Николая совершенно не волновало то, что с трона ссадили «короля баррикад» Луи-Филиппа, которого он терпеть не мог и никогда в письмах не величал своим «августейшим братом». Однако спокойствие в соседних Турции, Австрии и Пруссии было стратегически необходимо. Поэтому Николаю и пришлось взять на себя роль «европейского жандарма». Сначала он употребил все свое влияние в Дунайских княжествах (дорожил Ункяр-Искелессийским договором), отказав молдавскому господарю в вводе российских войск для «взятия княжества под государеву руку».
Напротив, русский отряд самостоятельно перешел Прут и подавил там крестьянские выступление, наведя порядок. Параллельно русские войска вошли в Валахию и остановили резню, устроенную карателями-башибузуками. Турки послушно ретировались.
Затем Николай пообещал выдвинуть на Рейн 300-тысячную армию, если французская тенденция отправлять в отставку монархов перейдет к соседям. Мудрое решение, учитывая, что в тылу собственной «искры» ожидала лишь недавно замиренная, но не смирившаяся Польша. Блефовал, конечно, 300 тысяч под ружьем на тот момент по всей империи бы не набралось, но на господ либералов это произвело впечатление.
Генерал Зайончковский утверждал, что «в своих взглядах на образ ведения военных действий государь был большой противник разного рода нелегальных военных хитростей в виде подкупов врагов и прочих уловок, так часто допускаемых цивилизованными государствами, и отзывался «с крайним омерзением» против правительства, предпочитавшего обращаться к подкупу вместо того, чтобы рисковать на жестокое кровопролитие».
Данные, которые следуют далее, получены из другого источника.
@@ -356,14 +366,14 @@
   constexpr int j_lo = S - 15 > 0 ? S - 15 : 0, j_hi = S < NT - 1 ? S : NT - 1;
 #pragma unroll
   for (int j = j_lo + (patched ? 1 : 0); j <= j_hi; j++) {
-    acc[0][j] = __builtin_amdgcn_mfma_scale_f32_32x32x64_f8f6f4(widen(a[S - j]), widen(fi), acc[0][j], 4, 4, 0, SCALE_A, 0, scale_b);
-    acc[1][j] = __builtin_amdgcn_mfma_scale_f32_32x32x64_f8f6f4(widen(a[S - j]), widen(fq), acc[1][j], 4, 4, 0, SCALE_A, 0, scale_b);
+    acc[0][j] = mx_mfma<FOLD, SCALE_A>(a[S - j], fi, acc[0][j], scale_b);
+    acc[1][j] = mx_mfma<FOLD, SCALE_A>(a[S - j], fq, acc[1][j], scale_b);
   }
   if constexpr (patched) {
     fi.w = (int)((fold->mask & fold->pi) | (~fold->mask & (u32)fi.w));
     fq.w = (int)((fold->mask & fold->pq) | (~fold->mask & (u32)fq.w));
-    acc[0][j_lo] = __builtin_amdgcn_mfma_scale_f32_32x32x64_f8f6f4(widen(a[15]), widen(fi), acc[0][j_lo], 4, 4, 0, SCALE_A, 0, scale_b);
-    acc[1][j_lo] = __builtin_amdgcn_mfma_scale_f32_32x32x64_f8f6f4(widen(a[15]), widen(fq), acc[1][j_lo], 4, 4, 0, SCALE_A, 0, scale_b);
+    acc[0][j_lo] = mx_mfma<FOLD, SCALE_A>(a[15], fi, acc[0][j_lo], scale_b);
+    acc[1][j_lo] = mx_mfma<FOLD, SCALE_A>(a[15], fq, acc[1][j_lo], scale_b);
   }
   if constexpr (more) {
     __builtin_amdgcn_sched_group_barrier(0x100, (S + 1 < 16 ? 5 : 4) + (pair_next ? 2 : 0), 0);
@@ -419,7 +429,7 @@
 }
 
 template <bool AHEAD, int NT, u32 SCALE_A = kScaleA, bool FOLD = false>
-__device__ __forceinline__ void mx_pass(const MxShared &sh, int buf, int lane, int q0_tile, v16f (&acc)[2][NT],
+__device__ __forceinline__ void mx_pass(const MxSharedCore &sh, int buf, int lane, int q0_tile, v16f (&acc)[2][NT],
                                         u32 scale_b, v4i a_corr, bool with_corr, const u32 *fold_pair = nullptr)
 {
   static_assert(!FOLD || (AHEAD && NT == kMxTiles), "the fold is the single-block form's");
diff --git a/stm32f4_sdr_gps_amd/csrc/gpsx_mx_transposed.hpp b/stm32f4_sdr_gps_amd/csrc/gpsx_mx_transposed.hpp
--- /dev/null
+++ b/stm32f4_sdr_gps_amd/csrc/gpsx_mx_transposed.hpp
@@ -0,0 +1,24 @@
+#pragma once
+#include <stdint.h>
+
+constexpr int kGpsxMxtLocals = 64;
+constexpr int kGpsxMxtKeyShift = 6;
+constexpr int kGpsxKeyShift = 11;
+
+constexpr int gpsx_mxt_q0_tile(int wave) { return 8 * (wave >> 1) + (wave & 1); }
+constexpr int gpsx_mxt_row(int h, int r) { return (r & 3) + 8 * (r >> 2) + 4 * h; }
+constexpr int gpsx_mxt_q(int wave, int h, int j, int r) { return 32 * (gpsx_mxt_q0_tile(wave) + 2 * j) + gpsx_mxt_row(h, r); }
+constexpr int gpsx_mxt_local(int j, int r) { return 16 * j + r; }
+constexpr uint32_t gpsx_mxt_code(int j, int r) { return (uint32_t)(kGpsxMxtLocals - 1 - gpsx_mxt_local(j, r)); }
+constexpr uint32_t gpsx_mxt_local_key(uint32_t bits, int j, int r) { return (bits << kGpsxMxtKeyShift) | gpsx_mxt_code(j, r); }
+constexpr int gpsx_mxt_q_of_local(int q_first, int local)
+{
+  return q_first + ((local & 48) << 2) + ((local & 12) << 1) + (local & 3);
+}
+constexpr uint32_t gpsx_mxt_global_key(uint32_t local_key, int q_first, int half)
+{
+  const int local = (int)((local_key & (kGpsxMxtLocals - 1)) ^ (kGpsxMxtLocals - 1));
+  const int q = gpsx_mxt_q_of_local(q_first, local);
+  return ((local_key >> kGpsxMxtKeyShift) << kGpsxKeyShift) | (uint32_t)(2047 - (2 * q + half));
+}
+constexpr int gpsx_mxt_group(int lane) { return (lane & 31) >> 3; }
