#pragma unroll 1
    for (int c = 0; c < C2N / C3_MC; ++c) {
        const float* cur = tile[c & 1];
        if (c + 1 < C2N / C3_MC) {
            if constexpr (SDMA) issue_dma((c + 1) * C3_MC, tile[(c + 1) & 1]);
            else issue((c + 1) * C3_MC);
        }
#pragma unroll 1
        for (int m = 0; m < C3_MC; ++m) {
            const float* t = cur + m * C3_CH + (wv * 4) * C3_LW + lane;
            if constexpr (X64) {
                const double* wd = reinterpret_cast<const double*>(w3s) + (c * C3_MC + m) * 25;
                double a[4] = {0.0, 0.0, 0.0, 0.0};
#pragma unroll
                for (int r = 0; r < 8; ++r) {
                    double v[5];
#pragma unroll
                    for (int cc = 0; cc < 5; ++cc) v[cc] = (double)t[r * C3_LW + cc];
#pragma unroll
                    for (int q = 0; q < 4; ++q) {
                        const int dy = r - q;
                        if (dy >= 0 && dy < 5) {
#pragma unroll
                            for (int dx = 0; dx < 5; ++dx) a[q] = __builtin_fma(wd[dy * 5 + dx], v[dx], a[q]);
                        }
                    }
                }
#pragma unroll
                for (int q = 0; q < 4; ++q) sum[q] = (float)((double)sum[q] + a[q]);
            } else if constexpr (STRICT && SDMA) {
                typedef float f2 __attribute__((ext_vector_type(2)));
                const float* tA = cur + m * C3_CH + offA;
                const float* tB = cur + m * C3_CH + offB;
                f2 va[8], vb[8], vp[7];
#pragma unroll
                for (int r = 0; r < 4; ++r) {
                    va[r] = f2{tA[r * C3_LW + 0], tA[r * C3_LW + 1]};
                    vb[r] = f2{tA[r * C3_LW + 2], tA[r * C3_LW + 3]};
                    va[r + 4] = f2{tB[r * C3_LW + 0], tB[r * C3_LW + 1]};
                    vb[r + 4] = f2{tB[r * C3_LW + 2], tB[r * C3_LW + 3]};
                }
#pragma unroll
                for (int k = 0; k < 3; ++k) {
                    vp[k] = f2{tA[k * C3_LW + 4], tA[(k + 1) * C3_LW + 4]};
                    vp[k + 4] = f2{tB[k * C3_LW + 4], tB[(k + 1) * C3_LW + 4]};
                }
                vp[3] = f2{tA[3 * C3_LW + 4], tB[4]};
                const float* wrow = w3s + (c * C3_MC + m) * 30;
                double a[4] = {0.0, 0.0, 0.0, 0.0};
#pragma unroll
                for (int dy = 0; dy < 5; ++dy) {
                    const f2 wa = f2{wrow[dy * 6 + 0], wrow[dy * 6 + 1]};
                    const f2 wb = f2{wrow[dy * 6 + 2], wrow[dy * 6 + 3]};
                    const f2 wc = f2{wrow[dy * 6 + 4], wrow[dy * 6 + 4]};
                    const f2 pc01 = wc * vp[dy], pc23 = wc * vp[dy + 2];
#pragma unroll
                    for (int q = 0; q < 4; ++q) {
                        const f2 pa = wa * va[q + dy], pb = wb * vb[q + dy];
                        const float pc = q == 0 ? pc01.x : q == 1 ? pc01.y : q == 2 ? pc23.x : pc23.y;
                        a[q] = (dy == 0) ? (double)pa.x : a[q] + (double)pa.x;
                        a[q] = a[q] + (double)pa.y;
                        a[q] = a[q] + (double)pb.x;
                        a[q] = a[q] + (double)pb.y;
                        a[q] = a[q] + (double)pc;
                    }
                }
#pragma unroll
                for (int q = 0; q < 4; ++q) sum[q] = (float)((double)sum[q] + a[q]);
            } else if constexpr (STRICT) {
                typedef float f2 __attribute__((ext_vector_type(2)));
                f2 va[8], vb[8];
                float vc[8];
#pragma unroll
                for (int r = 0; r < 8; ++r) {
                    va[r] = f2{t[r * C3_LW + 0], t[r * C3_LW + 1]};
                    vb[r] = f2{t[r * C3_LW + 2], t[r * C3_LW + 3]};
                    vc[r] = t[r * C3_LW + 4];
                }
                const float* wrow = w3s + (c * C3_MC + m) * 30;
                double a[4] = {0.0, 0.0, 0.0, 0.0};
#pragma unroll
                for (int dy = 0; dy < 5; ++dy) {
                    const f2 wa = f2{wrow[dy * 6 + 0], wrow[dy * 6 + 1]};
                    const f2 wb = f2{wrow[dy * 6 + 2], wrow[dy * 6 + 3]};
                    const float wc = wrow[dy * 6 + 4];
#pragma unroll
                    for (int q = 0; q < 4; ++q) {
                        const f2 pa = wa * va[q + dy], pb = wb * vb[q + dy];
                        const float pc = wc * vc[q + dy];
                        a[q] = (dy == 0) ? (double)pa.x : a[q] + (double)pa.x;
                        a[q] = a[q] + (double)pa.y;
                        a[q] = a[q] + (double)pb.x;
                        a[q] = a[q] + (double)pb.y;
                        a[q] = a[q] + (double)pc;
                    }
                }
#pragma unroll
                for (int q = 0; q < 4; ++q) sum[q] = (float)((double)sum[q] + a[q]);
            } else {
                const float* wm = cW.w3[c * C3_MC + m];
                float win[8][5];
#pragma unroll
                for (int r = 0; r < 8; ++r)
#pragma unroll
                    for (int cc = 0; cc < 5; ++cc) win[r][cc] = t[r * C3_LW + cc];
#pragma unroll
                for (int q = 0; q < 4; ++q) {
                    float a = 0.f;
#pragma unroll
                    for (int dy = 0; dy < 5; ++dy)
#pragma unroll
                        for (int dx = 0; dx < 5; ++dx) a = __builtin_fmaf(wm[dy * 5 + dx], win[q + dy][dx], a);
                    sum[q] += a;
                }
            }
        }
        if (c + 1 < C2N / C3_MC) {
            if constexpr (SDMA) land_dma(tile[(c + 1) & 1]);
            else land(tile[(c + 1) & 1]);
        }
        __syncthreads();
    }
    const int x = tx0 + lane;
#pragma unroll
    for (int q = 0; q < 4; ++q) {
        const int row = ty0 + wv * 4 + q;
        if (x < W && row < H && row < out_row0 + out_rows) {
            float v = sum[q] + cW.b3;
            v = fminf(fmaxf(v, 0.f), 255.f);
            out[(size_t)(row - out_row0) * W + x] = v;
        }
    }
}

#ifndef SRCNN_STRICT_ONLY
constexpr int CF_TW = 128, CF_TH = 16, CF_MC = 2;
constexpr int CF_LW = CF_TW + 4, CF_LH = CF_TH + 4;
constexpr int CF_CH = CF_LH * CF_LW;
constexpr int CF_BODY = CF_MC * CF_LH / 2;

__global__ __launch_bounds__(256) void k_conv3_fast(
    const float* __restrict__ C2, size_t plane_stride, int W, int H, int c2_row_base, int c2_rows,
    float* __restrict__ out, int out_row0, int out_rows)
{
    __shared__ __attribute__((aligned(16))) float tile[2][CF_MC * CF_CH];

    const int tx0 = blockIdx.x * CF_TW;
    const int ty0 = out_row0 + blockIdx.y * CF_TH;
    const int tid = threadIdx.x, lane = tid & 63, wv = tid >> 6;
    const int c2_last = c2_row_base + c2_rows - 1;

    const int bcol = tid & 127, bslot = tid >> 7;
    const int bx = min(tx0 + bcol, W - 1);
    const int hrow = tid >> 2, hq = tid & 3;
    const int hx = clampi(tx0 + (hq < 2 ? hq - 2 : 126 + hq), 0, W - 1);
    const int hlc = hq < 2 ? hq : 128 + hq;

    float body[CF_BODY], halo = 0.f;
    auto row_of = [&](int r) {
        int gy = clampi(ty0 + r - 2, 0, H - 1);
        gy = clampi(gy, c2_row_base, c2_last);
        return gy - c2_row_base;
    };
    auto issue = [&](int mc) {
#pragma unroll
        for (int i = 0; i < CF_BODY; ++i) {
            const int m = i / (CF_LH / 2), r = 2 * (i % (CF_LH / 2)) + bslot;
            body[i] = C2[(size_t)(mc + m) * plane_stride + (size_t)row_of(r) * W + bx];
        }
        if (hrow < CF_MC * CF_LH) {
            const int m = hrow / CF_LH, r = hrow - m * CF_LH;
            halo = C2[(size_t)(mc + m) * plane_stride + (size_t)row_of(r) * W + hx];
        }
    };
    auto land = [&](float* dst) {
#pragma unroll
        for (int i = 0; i < CF_BODY; ++i) dst[(2 * i + bslot) * CF_LW + 2 + bcol] = body[i];
        if (hrow < CF_MC * CF_LH) dst[hrow * CF_LW + hlc] = halo;
    };

    float sum[4][2] = {};
    issue(0);
    land(tile[0]);
    __syncthreads();
#pragma unroll 1
    for (int c = 0; c < C2N / CF_MC; ++c) {
        const float* cur = tile[c & 1];
        if (c + 1 < C2N / CF_MC) issue((c + 1) * CF_MC);
#pragma unroll 1
        for (int m = 0; m < CF_MC; ++m) {
            const float* t = cur + m * CF_CH + (wv * 4) * CF_LW + 2 * lane;
            const float* wm = cW.w3[c * CF_MC + m];
            float win[8][6];
#pragma unroll
            for (int r = 0; r < 8; ++r)
#pragma unroll
                for (int p = 0; p < 3; ++p) {
                    const float2 v = *reinterpret_cast<const float2*>(t + r * CF_LW + 2 * p);
                    win[r][2 * p] = v.x; win[r][2 * p + 1] = v.y;
                }
            float a[4][2] = {};
#pragma unroll
            for (int dy = 0; dy < 5; ++dy)
#pragma unroll
                for (int dx = 0; dx < 5; ++dx) {
                    const float wgt = wm[dy * 5 + dx];
#pragma unroll
                    for (int q = 0; q < 4; ++q) {
                        a[q][0] = __builtin_fmaf(wgt, win[q + dy][dx], a[q][0]);
                        a[q][1] = __builtin_fmaf(wgt, win[q + dy][dx + 1], a[q][1]);
                    }
                }
#pragma unroll
            for (int q = 0; q < 4; ++q) { sum[q][0] += a[q][0]; sum[q][1] += a[q][1]; }
        }
        if (c + 1 < C2N / CF_MC) land(tile[(c + 1) & 1]);
        __syncthreads();
    }
#pragma unroll
    for (int q = 0; q < 4; ++q) {
        const int row = ty0 + wv * 4 + q;
        if (row < H && row < out_row0 + out_rows) {
#pragma unroll
            for (int e = 0; e < 2; ++e) {
                const int x = tx0 + 2 * lane + e;
                if (x < W) out[(size_t)(row - out_row0) * W + x] = fminf(fmaxf(sum[q][e] + cW.b3, 0.f), 255.f);
            }
        }
    }
}

#endif

__global__ __launch_bounds__(256) void k_conv1_planes(const float* __restrict__ Y, int W, int H,
                                                      float* __restrict__ C1, size_t plane_stride)
{
    const int x = blockIdx.x * 64 + (threadIdx.x & 63);
    const int y = blockIdx.y * 4 + (threadIdx.x >> 6);
    const int k0 = blockIdx.z * 8;
    if (x >= W || y >= H) return;
    float acc[8] = {0, 0, 0, 0, 0, 0, 0, 0};
    for (int i = 0; i < 9; ++i) {
        const int gy = clampi(y + i - 4, 0, H - 1);
        for (int j = 0; j < 9; ++j) {
            const float v = Y[(size_t)gy * W + clampi(x + j - 4, 0, W - 1)];
#pragma unroll
            for (int k = 0; k < 8; ++k) acc[k] = acc[k] + cW.w1t[i * 9 + j][k0 + k] * v;
        }
    }
#pragma unroll
    for (int k = 0; k < 8; ++k)
        C1[(size_t)(k0 + k) * plane_stride + (size_t)y * W + x] = fmaxf(acc[k] + cW.b1[k0 + k], 0.f);
}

Отнюдь, Николай не был лишен доброй дипломатической подковерной борьбы. К примеру, отправляя инструкции 3 марта 1848 года графу Киселеву относительно позиции России после переворота во Франции, он наставлял: «Дорогой Киселев, после парижских событий вас все будут спрашивать, включая сюда, может быть, и господина Ламартина, что хочет и что будет делать Россия? Вы должны отвечать: она хочет мира и поддержания в Европе территориального распределения, намеченного Венским и Парижским трактатами. Она не хочет вмешиваться во внутренние дела Франции и не примет никакого участия во внутренних распрях, которые могут ее поколебать; она никаким образом не будет влиять на выбор нацией себе правительства. В этом отношении Россия будет придерживаться самого строгого нейтралитета. Но как только Франция выйдет из своих пределов или атакует одного из союзников императора, или если она будет поддерживать вне своих границ революционное движение народов против их законных государей, то император придет на помощь атакованной державе и в особенности своим более близким союзникам, Австрии и Пруссии, всеми своими силами. Такого языка вы должны держаться, и в таком духе я отвечаю представителям дипломатического корпуса, ожидая времени, когда нам можно будет публично объявить виды и намерения императора».